* _Exercise objective_:
The only thing to report is how many lines of the data contain the word "ones".

+++ Supplied data

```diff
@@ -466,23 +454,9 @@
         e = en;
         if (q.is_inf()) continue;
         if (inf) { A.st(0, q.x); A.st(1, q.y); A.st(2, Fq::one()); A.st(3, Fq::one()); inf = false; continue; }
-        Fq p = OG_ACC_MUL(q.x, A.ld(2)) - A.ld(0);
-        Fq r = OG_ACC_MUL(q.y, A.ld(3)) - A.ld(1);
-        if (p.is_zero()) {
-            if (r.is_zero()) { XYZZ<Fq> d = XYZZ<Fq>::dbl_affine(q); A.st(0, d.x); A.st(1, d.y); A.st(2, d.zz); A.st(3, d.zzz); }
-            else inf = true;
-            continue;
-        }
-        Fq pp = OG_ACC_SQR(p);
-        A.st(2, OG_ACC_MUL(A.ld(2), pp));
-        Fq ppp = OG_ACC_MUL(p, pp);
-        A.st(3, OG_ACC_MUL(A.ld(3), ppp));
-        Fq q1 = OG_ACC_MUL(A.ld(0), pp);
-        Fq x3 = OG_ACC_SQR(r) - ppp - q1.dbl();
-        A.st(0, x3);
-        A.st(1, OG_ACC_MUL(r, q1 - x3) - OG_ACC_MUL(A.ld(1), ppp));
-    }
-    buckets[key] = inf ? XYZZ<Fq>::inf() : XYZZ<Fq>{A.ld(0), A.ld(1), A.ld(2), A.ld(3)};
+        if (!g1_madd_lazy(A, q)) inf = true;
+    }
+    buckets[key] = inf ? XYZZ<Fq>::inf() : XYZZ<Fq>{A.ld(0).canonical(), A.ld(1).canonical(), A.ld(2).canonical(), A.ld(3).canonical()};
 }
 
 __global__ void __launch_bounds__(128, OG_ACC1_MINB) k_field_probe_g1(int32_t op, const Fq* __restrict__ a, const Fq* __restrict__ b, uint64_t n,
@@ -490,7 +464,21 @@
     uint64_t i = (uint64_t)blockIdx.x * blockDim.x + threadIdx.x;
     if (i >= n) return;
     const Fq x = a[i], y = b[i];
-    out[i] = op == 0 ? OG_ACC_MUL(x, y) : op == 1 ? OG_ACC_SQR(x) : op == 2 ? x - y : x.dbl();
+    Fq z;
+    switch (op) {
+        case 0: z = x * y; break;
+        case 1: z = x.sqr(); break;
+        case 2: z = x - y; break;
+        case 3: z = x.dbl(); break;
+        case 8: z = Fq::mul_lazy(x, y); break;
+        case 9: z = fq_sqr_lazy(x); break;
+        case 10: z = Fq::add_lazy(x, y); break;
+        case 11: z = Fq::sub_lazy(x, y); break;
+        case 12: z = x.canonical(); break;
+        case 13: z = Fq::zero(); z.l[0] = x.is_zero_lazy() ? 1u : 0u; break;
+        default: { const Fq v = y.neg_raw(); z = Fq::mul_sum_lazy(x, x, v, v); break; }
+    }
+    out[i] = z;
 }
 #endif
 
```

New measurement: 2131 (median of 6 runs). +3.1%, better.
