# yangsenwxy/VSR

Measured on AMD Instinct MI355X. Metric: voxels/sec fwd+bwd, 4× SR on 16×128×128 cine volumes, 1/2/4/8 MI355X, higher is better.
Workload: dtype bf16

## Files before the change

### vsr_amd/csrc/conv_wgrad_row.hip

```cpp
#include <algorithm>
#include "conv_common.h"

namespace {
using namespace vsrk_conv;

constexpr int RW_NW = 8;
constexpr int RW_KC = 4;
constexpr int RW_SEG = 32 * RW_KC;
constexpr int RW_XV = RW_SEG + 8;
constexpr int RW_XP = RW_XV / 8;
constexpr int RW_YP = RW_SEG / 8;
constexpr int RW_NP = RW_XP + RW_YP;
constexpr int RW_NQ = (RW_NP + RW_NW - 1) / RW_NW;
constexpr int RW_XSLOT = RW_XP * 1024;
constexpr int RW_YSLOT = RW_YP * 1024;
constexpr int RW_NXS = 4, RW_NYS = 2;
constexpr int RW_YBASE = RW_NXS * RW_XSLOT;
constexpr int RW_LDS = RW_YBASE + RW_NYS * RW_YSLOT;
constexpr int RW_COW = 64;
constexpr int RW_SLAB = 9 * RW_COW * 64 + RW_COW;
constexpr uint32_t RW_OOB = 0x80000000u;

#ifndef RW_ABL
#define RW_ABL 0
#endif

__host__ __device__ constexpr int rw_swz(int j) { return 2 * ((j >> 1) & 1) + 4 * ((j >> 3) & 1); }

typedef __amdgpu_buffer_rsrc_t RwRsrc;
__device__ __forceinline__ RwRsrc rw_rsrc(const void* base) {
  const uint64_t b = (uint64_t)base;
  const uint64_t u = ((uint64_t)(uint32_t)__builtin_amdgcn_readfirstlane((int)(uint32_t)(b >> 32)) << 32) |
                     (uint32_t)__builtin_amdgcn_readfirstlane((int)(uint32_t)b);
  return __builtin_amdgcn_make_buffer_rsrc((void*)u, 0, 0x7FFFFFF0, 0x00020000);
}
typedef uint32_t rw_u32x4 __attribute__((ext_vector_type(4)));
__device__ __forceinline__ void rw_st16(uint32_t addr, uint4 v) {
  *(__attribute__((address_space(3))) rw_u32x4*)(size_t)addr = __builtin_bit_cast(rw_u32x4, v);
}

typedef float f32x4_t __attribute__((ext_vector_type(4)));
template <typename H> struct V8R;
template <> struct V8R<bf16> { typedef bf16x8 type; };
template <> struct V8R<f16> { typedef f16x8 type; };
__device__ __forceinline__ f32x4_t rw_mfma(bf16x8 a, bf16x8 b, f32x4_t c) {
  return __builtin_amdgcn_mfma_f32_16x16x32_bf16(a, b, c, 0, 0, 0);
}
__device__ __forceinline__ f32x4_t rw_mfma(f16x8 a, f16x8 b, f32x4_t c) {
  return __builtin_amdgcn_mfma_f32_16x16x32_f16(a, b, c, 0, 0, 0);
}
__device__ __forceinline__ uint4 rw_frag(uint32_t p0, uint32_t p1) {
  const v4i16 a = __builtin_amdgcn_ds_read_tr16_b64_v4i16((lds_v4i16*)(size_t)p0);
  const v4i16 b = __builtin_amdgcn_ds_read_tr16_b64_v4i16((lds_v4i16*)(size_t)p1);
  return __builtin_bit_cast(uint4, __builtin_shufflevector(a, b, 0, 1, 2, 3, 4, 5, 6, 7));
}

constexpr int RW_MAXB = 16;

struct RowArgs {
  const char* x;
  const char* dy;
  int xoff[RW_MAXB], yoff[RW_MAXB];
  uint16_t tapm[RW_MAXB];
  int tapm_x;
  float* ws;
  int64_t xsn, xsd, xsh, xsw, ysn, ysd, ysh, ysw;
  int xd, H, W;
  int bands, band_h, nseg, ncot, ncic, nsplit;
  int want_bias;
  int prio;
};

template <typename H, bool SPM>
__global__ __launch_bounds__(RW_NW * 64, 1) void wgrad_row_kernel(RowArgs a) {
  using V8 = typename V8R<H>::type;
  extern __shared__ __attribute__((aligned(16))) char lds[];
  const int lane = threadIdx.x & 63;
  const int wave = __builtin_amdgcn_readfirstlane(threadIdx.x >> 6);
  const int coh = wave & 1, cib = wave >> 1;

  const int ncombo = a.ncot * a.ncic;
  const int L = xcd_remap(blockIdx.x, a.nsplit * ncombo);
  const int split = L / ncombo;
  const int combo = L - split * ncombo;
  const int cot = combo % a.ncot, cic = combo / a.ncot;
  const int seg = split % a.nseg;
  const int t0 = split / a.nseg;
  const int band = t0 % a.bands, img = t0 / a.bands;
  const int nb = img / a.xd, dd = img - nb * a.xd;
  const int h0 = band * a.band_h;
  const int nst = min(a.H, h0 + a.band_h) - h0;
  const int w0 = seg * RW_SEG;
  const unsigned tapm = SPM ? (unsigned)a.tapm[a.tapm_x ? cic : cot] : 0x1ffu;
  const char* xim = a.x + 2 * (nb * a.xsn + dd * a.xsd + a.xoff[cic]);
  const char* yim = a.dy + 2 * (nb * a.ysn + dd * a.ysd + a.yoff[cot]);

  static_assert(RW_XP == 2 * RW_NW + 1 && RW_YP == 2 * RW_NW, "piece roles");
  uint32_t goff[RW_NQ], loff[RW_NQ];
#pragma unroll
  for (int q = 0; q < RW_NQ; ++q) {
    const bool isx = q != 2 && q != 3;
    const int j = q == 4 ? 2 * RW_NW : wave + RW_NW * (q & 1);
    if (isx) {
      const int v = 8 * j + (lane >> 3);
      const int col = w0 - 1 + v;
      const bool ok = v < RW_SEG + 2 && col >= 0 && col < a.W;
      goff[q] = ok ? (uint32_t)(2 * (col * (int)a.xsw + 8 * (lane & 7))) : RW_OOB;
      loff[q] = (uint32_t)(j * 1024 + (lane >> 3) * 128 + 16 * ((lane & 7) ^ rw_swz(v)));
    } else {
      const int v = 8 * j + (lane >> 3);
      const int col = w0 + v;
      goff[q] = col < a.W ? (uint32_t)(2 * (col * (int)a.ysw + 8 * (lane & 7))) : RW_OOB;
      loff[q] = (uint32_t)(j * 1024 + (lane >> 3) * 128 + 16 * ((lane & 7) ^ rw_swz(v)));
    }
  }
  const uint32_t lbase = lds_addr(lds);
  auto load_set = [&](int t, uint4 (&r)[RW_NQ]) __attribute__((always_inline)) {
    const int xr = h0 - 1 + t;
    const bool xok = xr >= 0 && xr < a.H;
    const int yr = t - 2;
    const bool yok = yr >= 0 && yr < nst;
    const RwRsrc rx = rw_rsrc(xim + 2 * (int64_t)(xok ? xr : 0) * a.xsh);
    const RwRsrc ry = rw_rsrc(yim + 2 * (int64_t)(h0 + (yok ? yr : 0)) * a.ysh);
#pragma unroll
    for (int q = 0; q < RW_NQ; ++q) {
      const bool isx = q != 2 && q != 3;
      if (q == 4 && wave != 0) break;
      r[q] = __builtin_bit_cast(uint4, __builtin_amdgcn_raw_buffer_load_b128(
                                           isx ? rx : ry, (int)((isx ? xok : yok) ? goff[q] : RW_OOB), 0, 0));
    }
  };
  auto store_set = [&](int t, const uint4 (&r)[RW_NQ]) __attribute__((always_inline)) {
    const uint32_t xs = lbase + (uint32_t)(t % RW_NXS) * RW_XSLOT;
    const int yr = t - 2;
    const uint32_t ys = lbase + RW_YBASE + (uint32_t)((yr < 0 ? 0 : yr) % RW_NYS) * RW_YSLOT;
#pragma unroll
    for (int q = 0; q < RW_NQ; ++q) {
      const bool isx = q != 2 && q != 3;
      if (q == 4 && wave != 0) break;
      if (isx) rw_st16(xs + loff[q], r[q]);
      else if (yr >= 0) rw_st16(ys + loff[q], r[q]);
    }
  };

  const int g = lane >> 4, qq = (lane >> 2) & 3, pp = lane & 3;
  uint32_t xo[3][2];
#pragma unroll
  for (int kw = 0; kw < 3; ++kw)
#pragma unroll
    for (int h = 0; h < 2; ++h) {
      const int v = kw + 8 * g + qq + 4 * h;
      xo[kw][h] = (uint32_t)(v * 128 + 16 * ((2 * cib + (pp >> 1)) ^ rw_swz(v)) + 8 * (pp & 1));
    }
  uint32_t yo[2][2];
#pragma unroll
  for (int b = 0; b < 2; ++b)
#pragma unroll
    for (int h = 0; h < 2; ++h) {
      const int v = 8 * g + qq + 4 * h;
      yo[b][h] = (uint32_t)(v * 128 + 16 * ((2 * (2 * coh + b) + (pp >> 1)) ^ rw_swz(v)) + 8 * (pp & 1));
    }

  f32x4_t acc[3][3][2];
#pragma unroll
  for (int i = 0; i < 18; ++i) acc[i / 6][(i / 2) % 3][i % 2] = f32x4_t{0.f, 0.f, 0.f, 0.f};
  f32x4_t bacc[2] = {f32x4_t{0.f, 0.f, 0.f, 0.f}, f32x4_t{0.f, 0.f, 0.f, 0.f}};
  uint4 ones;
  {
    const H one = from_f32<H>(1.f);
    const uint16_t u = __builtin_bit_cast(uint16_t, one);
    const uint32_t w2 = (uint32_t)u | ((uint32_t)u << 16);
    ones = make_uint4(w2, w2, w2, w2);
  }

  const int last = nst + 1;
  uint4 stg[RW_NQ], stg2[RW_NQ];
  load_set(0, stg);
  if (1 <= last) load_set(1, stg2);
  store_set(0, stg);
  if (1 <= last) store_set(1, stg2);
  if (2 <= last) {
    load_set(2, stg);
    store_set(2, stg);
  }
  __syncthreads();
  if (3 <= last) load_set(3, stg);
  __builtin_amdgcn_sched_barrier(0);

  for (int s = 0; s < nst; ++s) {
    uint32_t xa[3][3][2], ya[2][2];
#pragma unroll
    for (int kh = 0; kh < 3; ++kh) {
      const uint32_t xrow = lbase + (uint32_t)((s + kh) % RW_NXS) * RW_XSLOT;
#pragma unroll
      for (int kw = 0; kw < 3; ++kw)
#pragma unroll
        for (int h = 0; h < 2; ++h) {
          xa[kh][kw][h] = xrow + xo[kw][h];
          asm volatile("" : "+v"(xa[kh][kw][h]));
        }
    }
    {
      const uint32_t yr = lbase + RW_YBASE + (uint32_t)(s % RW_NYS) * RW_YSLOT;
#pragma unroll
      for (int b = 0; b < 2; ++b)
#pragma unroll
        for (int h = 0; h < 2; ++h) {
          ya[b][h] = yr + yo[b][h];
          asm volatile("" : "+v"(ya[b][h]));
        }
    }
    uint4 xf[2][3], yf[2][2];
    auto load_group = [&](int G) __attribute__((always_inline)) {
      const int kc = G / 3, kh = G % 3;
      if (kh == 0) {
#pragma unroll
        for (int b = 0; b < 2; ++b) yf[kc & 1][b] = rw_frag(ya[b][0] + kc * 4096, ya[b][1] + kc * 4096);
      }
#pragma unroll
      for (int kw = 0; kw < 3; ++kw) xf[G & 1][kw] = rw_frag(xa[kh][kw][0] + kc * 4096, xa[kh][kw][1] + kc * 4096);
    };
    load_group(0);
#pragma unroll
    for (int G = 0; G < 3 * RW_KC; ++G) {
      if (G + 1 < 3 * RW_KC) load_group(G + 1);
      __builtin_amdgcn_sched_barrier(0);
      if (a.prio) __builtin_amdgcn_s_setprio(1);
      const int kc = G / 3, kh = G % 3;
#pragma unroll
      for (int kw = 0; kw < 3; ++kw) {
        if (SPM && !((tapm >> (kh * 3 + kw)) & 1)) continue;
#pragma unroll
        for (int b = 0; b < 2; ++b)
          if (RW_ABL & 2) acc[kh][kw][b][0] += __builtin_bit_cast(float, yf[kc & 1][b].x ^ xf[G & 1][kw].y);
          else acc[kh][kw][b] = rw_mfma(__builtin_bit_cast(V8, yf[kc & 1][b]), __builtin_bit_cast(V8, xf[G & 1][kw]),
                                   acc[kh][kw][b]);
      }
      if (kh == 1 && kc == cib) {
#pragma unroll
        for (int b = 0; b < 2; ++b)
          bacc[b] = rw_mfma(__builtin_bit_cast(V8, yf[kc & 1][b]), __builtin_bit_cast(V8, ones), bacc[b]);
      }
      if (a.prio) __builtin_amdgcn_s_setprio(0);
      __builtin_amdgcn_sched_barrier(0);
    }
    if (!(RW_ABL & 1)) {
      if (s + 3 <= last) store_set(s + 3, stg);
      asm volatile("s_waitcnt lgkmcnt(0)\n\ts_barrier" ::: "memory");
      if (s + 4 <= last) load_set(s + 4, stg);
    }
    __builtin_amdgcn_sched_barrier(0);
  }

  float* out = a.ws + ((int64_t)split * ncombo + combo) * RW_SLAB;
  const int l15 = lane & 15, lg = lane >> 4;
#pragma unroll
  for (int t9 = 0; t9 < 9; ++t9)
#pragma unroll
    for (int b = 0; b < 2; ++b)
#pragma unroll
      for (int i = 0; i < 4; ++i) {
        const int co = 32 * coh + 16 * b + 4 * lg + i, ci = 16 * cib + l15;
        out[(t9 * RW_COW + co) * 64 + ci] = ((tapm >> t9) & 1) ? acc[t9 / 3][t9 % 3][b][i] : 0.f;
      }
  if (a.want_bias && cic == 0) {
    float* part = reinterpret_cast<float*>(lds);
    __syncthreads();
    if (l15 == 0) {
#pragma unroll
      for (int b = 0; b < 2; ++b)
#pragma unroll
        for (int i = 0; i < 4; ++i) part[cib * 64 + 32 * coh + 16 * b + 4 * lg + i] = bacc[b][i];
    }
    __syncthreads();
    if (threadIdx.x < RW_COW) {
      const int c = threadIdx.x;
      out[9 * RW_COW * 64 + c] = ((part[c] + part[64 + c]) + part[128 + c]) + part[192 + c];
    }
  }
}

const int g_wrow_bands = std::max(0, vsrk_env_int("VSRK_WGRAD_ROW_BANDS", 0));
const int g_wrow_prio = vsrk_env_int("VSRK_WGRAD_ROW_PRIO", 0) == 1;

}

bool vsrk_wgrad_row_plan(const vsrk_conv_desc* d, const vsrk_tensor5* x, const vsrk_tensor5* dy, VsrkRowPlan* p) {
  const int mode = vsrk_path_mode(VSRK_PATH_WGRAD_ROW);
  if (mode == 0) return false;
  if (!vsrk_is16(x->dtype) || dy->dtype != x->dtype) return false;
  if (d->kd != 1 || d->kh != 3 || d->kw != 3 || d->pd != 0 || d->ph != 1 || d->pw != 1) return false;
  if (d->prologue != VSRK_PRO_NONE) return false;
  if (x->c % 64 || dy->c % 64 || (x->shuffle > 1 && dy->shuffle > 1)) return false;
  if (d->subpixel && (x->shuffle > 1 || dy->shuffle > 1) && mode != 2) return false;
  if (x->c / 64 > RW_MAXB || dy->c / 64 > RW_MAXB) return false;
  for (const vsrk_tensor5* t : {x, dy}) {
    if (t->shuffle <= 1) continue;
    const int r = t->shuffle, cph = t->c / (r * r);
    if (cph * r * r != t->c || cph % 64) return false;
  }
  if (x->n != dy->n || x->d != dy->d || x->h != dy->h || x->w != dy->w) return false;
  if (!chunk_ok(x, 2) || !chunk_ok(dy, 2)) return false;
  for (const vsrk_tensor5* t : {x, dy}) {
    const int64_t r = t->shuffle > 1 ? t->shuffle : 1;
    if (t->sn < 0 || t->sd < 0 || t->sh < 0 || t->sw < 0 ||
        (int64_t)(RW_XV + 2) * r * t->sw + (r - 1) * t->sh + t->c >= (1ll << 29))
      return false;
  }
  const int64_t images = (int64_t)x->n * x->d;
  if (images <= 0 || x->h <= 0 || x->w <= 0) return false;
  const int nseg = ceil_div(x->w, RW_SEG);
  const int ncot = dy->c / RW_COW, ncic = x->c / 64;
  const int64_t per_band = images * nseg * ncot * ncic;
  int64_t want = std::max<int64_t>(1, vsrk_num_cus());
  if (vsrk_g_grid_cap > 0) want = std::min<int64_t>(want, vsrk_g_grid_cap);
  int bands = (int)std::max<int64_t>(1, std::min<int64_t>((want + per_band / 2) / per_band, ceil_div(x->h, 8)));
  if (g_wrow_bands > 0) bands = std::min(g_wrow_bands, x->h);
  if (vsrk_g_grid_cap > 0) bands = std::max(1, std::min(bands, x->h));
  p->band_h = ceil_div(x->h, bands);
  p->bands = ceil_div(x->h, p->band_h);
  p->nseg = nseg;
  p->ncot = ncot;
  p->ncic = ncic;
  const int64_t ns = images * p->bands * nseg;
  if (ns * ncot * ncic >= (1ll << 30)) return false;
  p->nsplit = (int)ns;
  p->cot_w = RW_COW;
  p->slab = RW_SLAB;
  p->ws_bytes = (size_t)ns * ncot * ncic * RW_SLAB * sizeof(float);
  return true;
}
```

++++++
+++ Supplied data

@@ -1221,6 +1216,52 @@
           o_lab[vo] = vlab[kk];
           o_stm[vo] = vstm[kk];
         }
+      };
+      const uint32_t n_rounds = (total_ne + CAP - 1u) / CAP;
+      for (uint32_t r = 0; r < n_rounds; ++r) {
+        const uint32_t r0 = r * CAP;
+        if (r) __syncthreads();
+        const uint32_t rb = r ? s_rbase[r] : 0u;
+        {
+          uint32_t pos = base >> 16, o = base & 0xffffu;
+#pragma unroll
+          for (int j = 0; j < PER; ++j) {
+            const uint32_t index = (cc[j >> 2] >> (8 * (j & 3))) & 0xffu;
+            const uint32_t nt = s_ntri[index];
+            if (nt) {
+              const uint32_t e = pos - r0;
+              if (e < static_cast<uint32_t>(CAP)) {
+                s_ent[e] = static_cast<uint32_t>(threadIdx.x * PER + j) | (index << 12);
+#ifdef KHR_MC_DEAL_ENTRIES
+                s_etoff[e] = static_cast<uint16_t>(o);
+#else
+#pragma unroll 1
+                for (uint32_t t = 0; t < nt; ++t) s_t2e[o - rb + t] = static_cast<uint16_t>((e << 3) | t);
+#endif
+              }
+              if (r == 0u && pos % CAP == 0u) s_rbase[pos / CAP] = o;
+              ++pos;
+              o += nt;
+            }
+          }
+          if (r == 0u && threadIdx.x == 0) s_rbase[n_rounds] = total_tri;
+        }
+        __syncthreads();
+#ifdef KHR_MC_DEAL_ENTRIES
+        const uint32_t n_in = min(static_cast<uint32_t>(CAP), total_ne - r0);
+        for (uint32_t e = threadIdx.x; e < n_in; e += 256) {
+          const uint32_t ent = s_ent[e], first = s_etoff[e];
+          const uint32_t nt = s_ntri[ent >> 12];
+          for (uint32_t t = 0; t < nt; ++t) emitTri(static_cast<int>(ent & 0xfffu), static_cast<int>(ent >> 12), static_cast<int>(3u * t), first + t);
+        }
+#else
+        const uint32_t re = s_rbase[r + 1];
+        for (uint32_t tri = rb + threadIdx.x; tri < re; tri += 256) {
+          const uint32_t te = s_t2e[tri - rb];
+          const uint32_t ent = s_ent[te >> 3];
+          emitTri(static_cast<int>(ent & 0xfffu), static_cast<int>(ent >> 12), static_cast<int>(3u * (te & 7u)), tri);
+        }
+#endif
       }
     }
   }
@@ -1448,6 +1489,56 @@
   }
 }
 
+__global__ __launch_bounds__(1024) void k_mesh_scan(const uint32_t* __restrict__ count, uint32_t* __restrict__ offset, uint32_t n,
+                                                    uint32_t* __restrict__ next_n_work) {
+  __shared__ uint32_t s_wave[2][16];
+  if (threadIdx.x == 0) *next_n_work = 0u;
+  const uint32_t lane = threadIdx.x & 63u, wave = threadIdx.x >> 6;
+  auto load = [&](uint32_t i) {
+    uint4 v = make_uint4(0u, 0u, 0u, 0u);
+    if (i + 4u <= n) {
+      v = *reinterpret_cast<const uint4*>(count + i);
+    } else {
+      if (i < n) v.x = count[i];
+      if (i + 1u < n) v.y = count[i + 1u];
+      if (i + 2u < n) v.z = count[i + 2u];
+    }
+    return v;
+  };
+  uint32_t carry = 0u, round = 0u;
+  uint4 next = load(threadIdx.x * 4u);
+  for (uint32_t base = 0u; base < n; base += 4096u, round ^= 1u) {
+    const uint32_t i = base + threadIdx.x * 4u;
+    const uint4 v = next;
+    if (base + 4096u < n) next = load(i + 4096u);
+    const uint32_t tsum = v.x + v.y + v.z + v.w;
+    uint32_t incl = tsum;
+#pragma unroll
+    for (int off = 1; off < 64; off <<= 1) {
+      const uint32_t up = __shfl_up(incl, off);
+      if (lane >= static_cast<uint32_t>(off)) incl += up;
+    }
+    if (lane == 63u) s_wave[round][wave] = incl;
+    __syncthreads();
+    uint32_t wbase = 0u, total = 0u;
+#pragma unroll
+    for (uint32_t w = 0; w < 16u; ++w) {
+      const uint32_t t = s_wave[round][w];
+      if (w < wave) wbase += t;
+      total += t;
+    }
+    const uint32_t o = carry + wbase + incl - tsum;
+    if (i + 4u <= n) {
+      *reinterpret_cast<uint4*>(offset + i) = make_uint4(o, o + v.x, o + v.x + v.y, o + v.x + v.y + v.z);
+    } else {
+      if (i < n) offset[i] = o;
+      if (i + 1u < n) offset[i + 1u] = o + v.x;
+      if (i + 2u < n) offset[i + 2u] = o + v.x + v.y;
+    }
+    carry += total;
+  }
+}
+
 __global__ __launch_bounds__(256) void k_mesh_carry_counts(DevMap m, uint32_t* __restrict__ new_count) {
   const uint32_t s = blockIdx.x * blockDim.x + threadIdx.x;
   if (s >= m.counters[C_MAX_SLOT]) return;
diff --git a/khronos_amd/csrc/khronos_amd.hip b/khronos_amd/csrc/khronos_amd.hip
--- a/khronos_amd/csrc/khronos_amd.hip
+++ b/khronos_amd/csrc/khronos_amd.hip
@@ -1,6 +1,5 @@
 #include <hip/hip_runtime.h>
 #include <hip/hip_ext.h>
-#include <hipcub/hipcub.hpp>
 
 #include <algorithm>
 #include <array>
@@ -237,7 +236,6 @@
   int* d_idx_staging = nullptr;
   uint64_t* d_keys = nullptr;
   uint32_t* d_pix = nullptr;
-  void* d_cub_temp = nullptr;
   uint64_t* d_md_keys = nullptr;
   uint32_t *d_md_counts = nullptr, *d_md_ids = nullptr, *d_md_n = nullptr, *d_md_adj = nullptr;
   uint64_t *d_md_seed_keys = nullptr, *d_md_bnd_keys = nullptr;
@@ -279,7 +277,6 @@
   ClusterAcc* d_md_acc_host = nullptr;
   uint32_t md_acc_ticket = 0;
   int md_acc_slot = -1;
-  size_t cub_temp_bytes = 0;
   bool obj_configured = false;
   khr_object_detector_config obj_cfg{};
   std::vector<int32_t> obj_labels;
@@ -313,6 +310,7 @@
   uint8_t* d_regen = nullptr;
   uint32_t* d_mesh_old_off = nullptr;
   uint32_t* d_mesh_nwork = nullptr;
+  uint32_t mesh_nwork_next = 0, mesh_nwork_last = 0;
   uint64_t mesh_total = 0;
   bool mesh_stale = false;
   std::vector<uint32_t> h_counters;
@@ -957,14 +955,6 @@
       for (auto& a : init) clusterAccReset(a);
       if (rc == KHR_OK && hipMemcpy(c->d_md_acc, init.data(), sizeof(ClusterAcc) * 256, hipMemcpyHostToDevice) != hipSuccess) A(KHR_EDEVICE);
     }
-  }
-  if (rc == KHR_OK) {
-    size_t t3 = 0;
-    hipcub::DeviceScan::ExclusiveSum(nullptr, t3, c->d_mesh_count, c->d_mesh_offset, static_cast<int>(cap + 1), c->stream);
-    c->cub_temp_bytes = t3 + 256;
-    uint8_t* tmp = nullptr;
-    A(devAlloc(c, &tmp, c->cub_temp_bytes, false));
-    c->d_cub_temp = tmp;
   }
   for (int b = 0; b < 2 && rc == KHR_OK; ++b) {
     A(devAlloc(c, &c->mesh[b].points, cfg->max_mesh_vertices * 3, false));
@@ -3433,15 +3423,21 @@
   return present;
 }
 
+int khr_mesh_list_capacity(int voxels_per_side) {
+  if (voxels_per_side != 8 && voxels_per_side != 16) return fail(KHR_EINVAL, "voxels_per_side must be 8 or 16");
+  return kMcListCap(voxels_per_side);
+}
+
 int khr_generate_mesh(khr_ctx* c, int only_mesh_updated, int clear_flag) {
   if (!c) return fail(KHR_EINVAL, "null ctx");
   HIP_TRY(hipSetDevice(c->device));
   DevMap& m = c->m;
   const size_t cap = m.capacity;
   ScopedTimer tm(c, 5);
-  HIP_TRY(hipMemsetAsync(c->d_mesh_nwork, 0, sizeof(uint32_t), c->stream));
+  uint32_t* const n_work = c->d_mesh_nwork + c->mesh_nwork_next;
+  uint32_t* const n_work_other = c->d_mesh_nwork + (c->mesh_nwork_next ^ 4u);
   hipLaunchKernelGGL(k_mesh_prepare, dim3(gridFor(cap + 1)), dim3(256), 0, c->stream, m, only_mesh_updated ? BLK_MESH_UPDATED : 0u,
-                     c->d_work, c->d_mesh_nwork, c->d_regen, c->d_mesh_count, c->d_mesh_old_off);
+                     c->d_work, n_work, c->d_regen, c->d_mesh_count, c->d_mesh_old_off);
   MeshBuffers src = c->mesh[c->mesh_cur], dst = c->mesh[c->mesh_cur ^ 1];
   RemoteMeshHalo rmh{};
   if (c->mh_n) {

++++++

* _Response below_:
3